(RECORDS FOR THIS TASK)

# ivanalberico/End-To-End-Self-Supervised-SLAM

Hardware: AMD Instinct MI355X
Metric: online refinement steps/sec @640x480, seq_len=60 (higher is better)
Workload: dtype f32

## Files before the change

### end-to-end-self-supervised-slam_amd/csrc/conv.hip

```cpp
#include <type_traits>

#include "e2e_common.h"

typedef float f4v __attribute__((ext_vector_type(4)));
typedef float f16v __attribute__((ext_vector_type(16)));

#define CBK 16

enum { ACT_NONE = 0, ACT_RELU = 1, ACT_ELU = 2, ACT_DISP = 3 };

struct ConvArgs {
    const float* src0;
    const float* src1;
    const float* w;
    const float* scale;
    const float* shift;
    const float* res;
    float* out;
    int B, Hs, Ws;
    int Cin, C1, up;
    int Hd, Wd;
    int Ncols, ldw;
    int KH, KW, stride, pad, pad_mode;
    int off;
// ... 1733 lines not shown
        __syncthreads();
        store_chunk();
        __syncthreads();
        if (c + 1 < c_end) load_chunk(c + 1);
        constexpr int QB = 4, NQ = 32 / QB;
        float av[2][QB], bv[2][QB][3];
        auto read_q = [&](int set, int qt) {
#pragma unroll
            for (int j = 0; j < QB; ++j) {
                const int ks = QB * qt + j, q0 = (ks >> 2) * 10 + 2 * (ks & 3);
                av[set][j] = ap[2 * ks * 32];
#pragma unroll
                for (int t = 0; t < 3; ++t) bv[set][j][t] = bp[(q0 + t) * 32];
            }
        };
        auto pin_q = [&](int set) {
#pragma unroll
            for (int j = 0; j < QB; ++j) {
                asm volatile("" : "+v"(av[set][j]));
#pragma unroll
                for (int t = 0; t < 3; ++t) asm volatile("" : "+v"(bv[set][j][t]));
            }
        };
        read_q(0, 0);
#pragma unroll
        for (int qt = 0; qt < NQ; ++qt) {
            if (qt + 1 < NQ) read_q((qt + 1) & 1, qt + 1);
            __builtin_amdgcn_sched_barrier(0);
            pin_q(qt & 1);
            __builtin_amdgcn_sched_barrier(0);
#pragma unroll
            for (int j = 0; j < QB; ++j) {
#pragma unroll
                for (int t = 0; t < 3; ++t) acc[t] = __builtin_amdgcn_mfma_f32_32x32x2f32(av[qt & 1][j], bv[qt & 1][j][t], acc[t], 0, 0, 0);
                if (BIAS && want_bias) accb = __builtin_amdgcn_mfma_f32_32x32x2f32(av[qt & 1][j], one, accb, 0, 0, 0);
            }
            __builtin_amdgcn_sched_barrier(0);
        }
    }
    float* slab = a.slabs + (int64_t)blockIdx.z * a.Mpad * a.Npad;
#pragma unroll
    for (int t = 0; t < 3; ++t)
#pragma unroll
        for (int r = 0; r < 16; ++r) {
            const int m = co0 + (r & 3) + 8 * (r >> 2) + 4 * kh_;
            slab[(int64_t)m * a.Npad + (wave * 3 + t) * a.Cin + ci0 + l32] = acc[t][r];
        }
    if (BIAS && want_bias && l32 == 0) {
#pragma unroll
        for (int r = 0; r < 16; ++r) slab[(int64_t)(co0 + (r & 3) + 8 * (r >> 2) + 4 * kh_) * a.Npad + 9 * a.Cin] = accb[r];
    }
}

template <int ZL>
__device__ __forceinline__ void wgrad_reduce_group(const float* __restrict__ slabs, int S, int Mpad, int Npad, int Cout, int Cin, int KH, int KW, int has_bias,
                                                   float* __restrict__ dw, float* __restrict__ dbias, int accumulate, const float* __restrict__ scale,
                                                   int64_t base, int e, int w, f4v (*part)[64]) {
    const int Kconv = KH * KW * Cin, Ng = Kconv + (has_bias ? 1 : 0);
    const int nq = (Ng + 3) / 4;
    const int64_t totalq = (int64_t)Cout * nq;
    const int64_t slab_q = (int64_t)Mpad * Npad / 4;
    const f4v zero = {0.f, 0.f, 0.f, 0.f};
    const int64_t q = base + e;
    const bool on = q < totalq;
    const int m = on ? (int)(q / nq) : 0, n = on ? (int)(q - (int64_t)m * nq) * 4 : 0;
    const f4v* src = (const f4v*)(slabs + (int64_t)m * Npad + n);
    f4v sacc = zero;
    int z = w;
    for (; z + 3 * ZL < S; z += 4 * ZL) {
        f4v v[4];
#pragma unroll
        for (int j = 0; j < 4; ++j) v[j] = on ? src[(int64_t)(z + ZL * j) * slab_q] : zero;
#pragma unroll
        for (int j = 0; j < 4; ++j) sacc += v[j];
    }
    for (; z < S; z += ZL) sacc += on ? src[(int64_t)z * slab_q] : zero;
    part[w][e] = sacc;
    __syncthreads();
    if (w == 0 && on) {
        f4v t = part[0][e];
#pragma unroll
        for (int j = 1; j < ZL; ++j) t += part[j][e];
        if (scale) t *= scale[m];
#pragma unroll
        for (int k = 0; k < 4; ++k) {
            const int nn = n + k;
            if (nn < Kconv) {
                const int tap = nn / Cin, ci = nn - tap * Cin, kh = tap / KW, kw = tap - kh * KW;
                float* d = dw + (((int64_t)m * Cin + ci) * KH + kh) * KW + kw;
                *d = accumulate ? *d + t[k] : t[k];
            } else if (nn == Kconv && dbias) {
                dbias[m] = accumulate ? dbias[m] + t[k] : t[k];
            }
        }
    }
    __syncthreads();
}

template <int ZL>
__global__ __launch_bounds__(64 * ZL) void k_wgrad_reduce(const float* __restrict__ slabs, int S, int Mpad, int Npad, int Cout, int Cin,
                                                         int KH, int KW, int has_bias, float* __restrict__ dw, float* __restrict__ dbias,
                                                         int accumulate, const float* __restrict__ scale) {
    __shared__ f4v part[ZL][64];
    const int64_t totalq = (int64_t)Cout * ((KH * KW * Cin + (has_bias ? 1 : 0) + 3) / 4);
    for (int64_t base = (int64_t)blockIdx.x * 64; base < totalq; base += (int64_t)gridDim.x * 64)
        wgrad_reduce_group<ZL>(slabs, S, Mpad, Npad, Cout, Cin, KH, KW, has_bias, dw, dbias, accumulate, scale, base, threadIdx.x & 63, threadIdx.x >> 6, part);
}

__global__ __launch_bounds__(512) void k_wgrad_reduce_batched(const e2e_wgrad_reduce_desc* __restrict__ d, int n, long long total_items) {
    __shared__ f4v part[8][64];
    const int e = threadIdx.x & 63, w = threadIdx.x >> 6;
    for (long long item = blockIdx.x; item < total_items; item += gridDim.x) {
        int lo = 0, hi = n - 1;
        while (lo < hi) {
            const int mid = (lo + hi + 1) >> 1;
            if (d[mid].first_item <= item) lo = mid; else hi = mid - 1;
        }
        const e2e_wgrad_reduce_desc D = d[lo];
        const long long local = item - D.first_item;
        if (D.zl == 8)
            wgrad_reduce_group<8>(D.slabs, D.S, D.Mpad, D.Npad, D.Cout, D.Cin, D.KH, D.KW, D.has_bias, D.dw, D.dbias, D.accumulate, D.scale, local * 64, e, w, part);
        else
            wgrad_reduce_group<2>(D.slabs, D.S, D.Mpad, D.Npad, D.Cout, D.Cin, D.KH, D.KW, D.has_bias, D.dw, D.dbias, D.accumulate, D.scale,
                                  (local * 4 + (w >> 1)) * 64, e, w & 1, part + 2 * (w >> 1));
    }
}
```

(End RECORDS FOR THIS TASK)
(RECORDS FOR THIS TASK)

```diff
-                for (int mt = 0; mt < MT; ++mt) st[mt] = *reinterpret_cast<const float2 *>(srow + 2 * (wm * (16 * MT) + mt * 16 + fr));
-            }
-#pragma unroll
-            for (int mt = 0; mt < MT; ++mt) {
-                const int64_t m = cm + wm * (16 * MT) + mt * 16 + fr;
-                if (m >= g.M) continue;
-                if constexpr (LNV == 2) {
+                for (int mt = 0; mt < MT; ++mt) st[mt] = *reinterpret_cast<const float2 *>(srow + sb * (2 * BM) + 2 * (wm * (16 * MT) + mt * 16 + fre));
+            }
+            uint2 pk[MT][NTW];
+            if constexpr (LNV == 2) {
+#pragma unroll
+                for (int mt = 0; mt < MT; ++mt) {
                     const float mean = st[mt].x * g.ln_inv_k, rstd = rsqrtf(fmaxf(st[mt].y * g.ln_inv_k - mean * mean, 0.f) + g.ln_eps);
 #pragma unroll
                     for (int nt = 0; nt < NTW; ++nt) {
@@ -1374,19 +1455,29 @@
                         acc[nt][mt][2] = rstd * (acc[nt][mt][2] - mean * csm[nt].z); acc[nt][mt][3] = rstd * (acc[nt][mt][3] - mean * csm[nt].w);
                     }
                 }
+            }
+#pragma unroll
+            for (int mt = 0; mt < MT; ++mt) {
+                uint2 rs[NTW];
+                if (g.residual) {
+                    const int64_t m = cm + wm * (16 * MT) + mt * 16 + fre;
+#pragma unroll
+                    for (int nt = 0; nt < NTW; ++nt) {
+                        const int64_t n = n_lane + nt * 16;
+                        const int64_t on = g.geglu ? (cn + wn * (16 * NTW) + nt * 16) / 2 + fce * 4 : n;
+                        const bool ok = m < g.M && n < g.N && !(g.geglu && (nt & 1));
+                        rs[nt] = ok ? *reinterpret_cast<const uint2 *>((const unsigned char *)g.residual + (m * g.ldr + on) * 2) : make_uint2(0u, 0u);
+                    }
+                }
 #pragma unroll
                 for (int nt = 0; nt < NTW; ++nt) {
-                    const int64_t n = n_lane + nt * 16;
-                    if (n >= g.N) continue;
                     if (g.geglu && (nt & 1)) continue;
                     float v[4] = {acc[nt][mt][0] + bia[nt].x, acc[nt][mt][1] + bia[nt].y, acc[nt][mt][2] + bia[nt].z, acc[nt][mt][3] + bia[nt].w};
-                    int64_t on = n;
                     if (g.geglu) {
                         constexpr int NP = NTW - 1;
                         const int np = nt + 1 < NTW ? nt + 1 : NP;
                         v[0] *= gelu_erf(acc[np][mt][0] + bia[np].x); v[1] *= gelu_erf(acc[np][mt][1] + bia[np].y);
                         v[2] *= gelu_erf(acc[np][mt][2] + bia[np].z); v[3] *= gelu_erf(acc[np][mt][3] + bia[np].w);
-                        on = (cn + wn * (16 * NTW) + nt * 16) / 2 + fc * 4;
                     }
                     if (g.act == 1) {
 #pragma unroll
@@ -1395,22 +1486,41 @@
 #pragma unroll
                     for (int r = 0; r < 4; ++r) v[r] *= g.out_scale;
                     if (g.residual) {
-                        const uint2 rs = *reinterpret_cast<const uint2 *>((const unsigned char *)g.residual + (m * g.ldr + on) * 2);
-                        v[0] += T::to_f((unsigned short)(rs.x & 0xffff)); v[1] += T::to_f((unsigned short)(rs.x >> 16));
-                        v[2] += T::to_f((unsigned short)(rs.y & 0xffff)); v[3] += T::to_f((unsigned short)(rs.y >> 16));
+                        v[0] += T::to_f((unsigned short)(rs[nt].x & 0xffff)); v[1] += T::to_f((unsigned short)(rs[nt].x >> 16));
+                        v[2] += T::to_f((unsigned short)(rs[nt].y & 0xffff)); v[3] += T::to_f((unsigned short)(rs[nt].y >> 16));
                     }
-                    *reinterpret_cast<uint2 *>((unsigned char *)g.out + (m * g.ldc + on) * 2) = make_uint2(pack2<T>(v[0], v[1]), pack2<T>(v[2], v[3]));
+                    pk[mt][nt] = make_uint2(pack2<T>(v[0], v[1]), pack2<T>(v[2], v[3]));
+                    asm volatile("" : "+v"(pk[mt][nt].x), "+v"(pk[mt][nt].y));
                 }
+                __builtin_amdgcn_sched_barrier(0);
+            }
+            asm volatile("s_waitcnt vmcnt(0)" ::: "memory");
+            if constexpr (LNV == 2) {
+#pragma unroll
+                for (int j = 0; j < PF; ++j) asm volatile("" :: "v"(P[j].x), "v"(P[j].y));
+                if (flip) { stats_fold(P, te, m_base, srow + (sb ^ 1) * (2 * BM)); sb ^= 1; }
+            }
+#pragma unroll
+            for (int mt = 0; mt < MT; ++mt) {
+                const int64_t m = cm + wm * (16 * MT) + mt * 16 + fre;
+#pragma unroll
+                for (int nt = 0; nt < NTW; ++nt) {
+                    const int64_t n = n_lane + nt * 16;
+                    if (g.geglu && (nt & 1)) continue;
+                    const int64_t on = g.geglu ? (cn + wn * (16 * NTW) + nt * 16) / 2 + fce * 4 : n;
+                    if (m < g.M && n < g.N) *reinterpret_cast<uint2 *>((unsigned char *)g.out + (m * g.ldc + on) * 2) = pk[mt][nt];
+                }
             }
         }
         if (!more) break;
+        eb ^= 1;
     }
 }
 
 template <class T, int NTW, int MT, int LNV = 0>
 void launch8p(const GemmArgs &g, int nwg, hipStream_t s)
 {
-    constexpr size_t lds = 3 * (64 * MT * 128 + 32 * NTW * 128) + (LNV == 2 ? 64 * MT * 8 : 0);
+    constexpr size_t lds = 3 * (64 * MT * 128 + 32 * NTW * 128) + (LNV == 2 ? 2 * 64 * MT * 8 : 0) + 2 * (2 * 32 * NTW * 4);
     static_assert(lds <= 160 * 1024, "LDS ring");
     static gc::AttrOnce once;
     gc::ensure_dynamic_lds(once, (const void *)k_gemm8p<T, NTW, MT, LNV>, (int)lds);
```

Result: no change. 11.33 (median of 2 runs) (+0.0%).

(End RECORDS FOR THIS TASK)

**PROBLEM REQUIREMENTS:**
Look through the entries above and say how many lines contain "gridDim", giving nothing but the number.

**OUTPUT OF THE EXERCISE:**
2